▶ Data for processing:
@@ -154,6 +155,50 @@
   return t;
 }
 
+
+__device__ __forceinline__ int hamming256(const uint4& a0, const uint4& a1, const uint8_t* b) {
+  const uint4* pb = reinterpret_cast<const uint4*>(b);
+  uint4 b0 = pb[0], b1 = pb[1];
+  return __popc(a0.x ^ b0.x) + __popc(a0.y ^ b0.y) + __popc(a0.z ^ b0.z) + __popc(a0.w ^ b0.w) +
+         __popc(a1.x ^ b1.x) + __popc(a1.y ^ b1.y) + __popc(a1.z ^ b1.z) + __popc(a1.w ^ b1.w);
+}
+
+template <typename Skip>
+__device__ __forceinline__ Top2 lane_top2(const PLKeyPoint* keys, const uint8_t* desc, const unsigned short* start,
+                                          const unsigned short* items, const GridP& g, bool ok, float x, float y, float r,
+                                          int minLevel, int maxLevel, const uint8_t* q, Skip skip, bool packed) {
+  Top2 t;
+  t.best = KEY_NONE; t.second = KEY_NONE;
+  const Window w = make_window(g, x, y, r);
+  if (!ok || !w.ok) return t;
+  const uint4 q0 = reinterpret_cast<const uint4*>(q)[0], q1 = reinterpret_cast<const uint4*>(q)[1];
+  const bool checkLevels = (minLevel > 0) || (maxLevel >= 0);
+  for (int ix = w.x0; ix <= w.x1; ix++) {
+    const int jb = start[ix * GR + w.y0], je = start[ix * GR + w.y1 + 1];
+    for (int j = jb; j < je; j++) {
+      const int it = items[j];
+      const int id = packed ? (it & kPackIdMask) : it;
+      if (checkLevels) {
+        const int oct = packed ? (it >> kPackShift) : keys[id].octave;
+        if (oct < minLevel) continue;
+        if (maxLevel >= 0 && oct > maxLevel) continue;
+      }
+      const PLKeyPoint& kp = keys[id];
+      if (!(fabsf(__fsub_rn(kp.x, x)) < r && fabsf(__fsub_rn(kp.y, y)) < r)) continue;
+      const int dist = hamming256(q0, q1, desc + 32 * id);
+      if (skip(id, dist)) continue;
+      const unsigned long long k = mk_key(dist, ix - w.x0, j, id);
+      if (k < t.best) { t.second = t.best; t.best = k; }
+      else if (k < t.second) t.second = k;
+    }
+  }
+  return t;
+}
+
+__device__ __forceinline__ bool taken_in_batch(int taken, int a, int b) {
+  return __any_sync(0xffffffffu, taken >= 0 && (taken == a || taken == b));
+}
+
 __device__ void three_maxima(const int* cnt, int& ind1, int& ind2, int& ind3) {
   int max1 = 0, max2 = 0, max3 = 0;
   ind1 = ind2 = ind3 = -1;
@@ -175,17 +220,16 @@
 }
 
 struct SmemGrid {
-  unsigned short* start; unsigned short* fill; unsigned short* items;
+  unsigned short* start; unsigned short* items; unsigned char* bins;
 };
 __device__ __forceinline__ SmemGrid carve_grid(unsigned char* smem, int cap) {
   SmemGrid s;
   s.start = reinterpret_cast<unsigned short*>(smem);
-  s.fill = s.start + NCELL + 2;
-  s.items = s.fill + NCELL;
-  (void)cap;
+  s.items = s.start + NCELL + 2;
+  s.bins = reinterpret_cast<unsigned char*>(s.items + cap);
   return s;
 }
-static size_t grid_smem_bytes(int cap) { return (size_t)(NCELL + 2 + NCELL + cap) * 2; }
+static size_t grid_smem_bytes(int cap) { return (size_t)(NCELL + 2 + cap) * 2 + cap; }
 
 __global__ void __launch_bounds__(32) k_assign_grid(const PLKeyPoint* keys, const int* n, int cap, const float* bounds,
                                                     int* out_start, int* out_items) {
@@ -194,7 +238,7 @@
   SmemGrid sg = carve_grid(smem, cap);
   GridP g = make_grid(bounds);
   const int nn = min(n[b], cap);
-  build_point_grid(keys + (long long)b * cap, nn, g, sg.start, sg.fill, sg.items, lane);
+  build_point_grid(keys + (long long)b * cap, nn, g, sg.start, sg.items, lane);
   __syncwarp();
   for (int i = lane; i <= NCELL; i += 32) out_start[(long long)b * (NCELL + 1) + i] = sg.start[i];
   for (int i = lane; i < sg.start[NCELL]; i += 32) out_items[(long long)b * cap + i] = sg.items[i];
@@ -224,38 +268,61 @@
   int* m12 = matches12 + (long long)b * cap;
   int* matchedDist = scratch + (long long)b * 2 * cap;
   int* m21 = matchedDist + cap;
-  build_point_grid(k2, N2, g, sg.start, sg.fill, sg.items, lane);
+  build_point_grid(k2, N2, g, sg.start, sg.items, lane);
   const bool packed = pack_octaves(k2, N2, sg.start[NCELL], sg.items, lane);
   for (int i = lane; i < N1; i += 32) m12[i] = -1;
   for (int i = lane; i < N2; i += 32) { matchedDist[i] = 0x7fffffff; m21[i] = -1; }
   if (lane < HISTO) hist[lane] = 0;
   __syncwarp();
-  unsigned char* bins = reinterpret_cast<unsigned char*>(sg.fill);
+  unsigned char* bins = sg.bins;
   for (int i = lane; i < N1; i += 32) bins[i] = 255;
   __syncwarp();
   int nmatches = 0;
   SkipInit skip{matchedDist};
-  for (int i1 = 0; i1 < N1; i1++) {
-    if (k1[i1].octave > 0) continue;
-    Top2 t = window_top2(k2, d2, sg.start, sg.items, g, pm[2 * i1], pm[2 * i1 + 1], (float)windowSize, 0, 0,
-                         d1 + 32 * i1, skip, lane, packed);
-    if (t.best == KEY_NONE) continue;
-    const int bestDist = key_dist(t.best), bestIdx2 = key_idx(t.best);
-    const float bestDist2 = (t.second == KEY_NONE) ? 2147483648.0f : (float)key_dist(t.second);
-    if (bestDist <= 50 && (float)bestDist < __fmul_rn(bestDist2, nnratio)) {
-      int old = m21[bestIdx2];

▶ What the task asks:
Please reproduce, exactly as they appear above, the lines from the line containing "Top2 lane_top2(const PLKeyPoint*" up to and including the line containing "SmemGrid s;".

▶ Exercise output:
+__device__ __forceinline__ Top2 lane_top2(const PLKeyPoint* keys, const uint8_t* desc, const unsigned short* start,
+                                          const unsigned short* items, const GridP& g, bool ok, float x, float y, float r,
+                                          int minLevel, int maxLevel, const uint8_t* q, Skip skip, bool packed) {
+  Top2 t;
+  t.best = KEY_NONE; t.second = KEY_NONE;
+  const Window w = make_window(g, x, y, r);
+  if (!ok || !w.ok) return t;
+  const uint4 q0 = reinterpret_cast<const uint4*>(q)[0], q1 = reinterpret_cast<const uint4*>(q)[1];
+  const bool checkLevels = (minLevel > 0) || (maxLevel >= 0);
+  for (int ix = w.x0; ix <= w.x1; ix++) {
+    const int jb = start[ix * GR + w.y0], je = start[ix * GR + w.y1 + 1];
+    for (int j = jb; j < je; j++) {
+      const int it = items[j];
+      const int id = packed ? (it & kPackIdMask) : it;
+      if (checkLevels) {
+        const int oct = packed ? (it >> kPackShift) : keys[id].octave;
+        if (oct < minLevel) continue;
+        if (maxLevel >= 0 && oct > maxLevel) continue;
+      }
+      const PLKeyPoint& kp = keys[id];
+      if (!(fabsf(__fsub_rn(kp.x, x)) < r && fabsf(__fsub_rn(kp.y, y)) < r)) continue;
+      const int dist = hamming256(q0, q1, desc + 32 * id);
+      if (skip(id, dist)) continue;
+      const unsigned long long k = mk_key(dist, ix - w.x0, j, id);
+      if (k < t.best) { t.second = t.best; t.best = k; }
+      else if (k < t.second) t.second = k;
+    }
+  }
+  return t;
+}
+
+__device__ __forceinline__ bool taken_in_batch(int taken, int a, int b) {
+  return __any_sync(0xffffffffu, taken >= 0 && (taken == a || taken == b));
+}
+
 __device__ void three_maxima(const int* cnt, int& ind1, int& ind2, int& ind3) {
   int max1 = 0, max2 = 0, max3 = 0;
   ind1 = ind2 = ind3 = -1;
@@ -175,17 +220,16 @@
 }
 
 struct SmemGrid {
-  unsigned short* start; unsigned short* fill; unsigned short* items;
+  unsigned short* start; unsigned short* items; unsigned char* bins;
 };
 __device__ __forceinline__ SmemGrid carve_grid(unsigned char* smem, int cap) {
   SmemGrid s;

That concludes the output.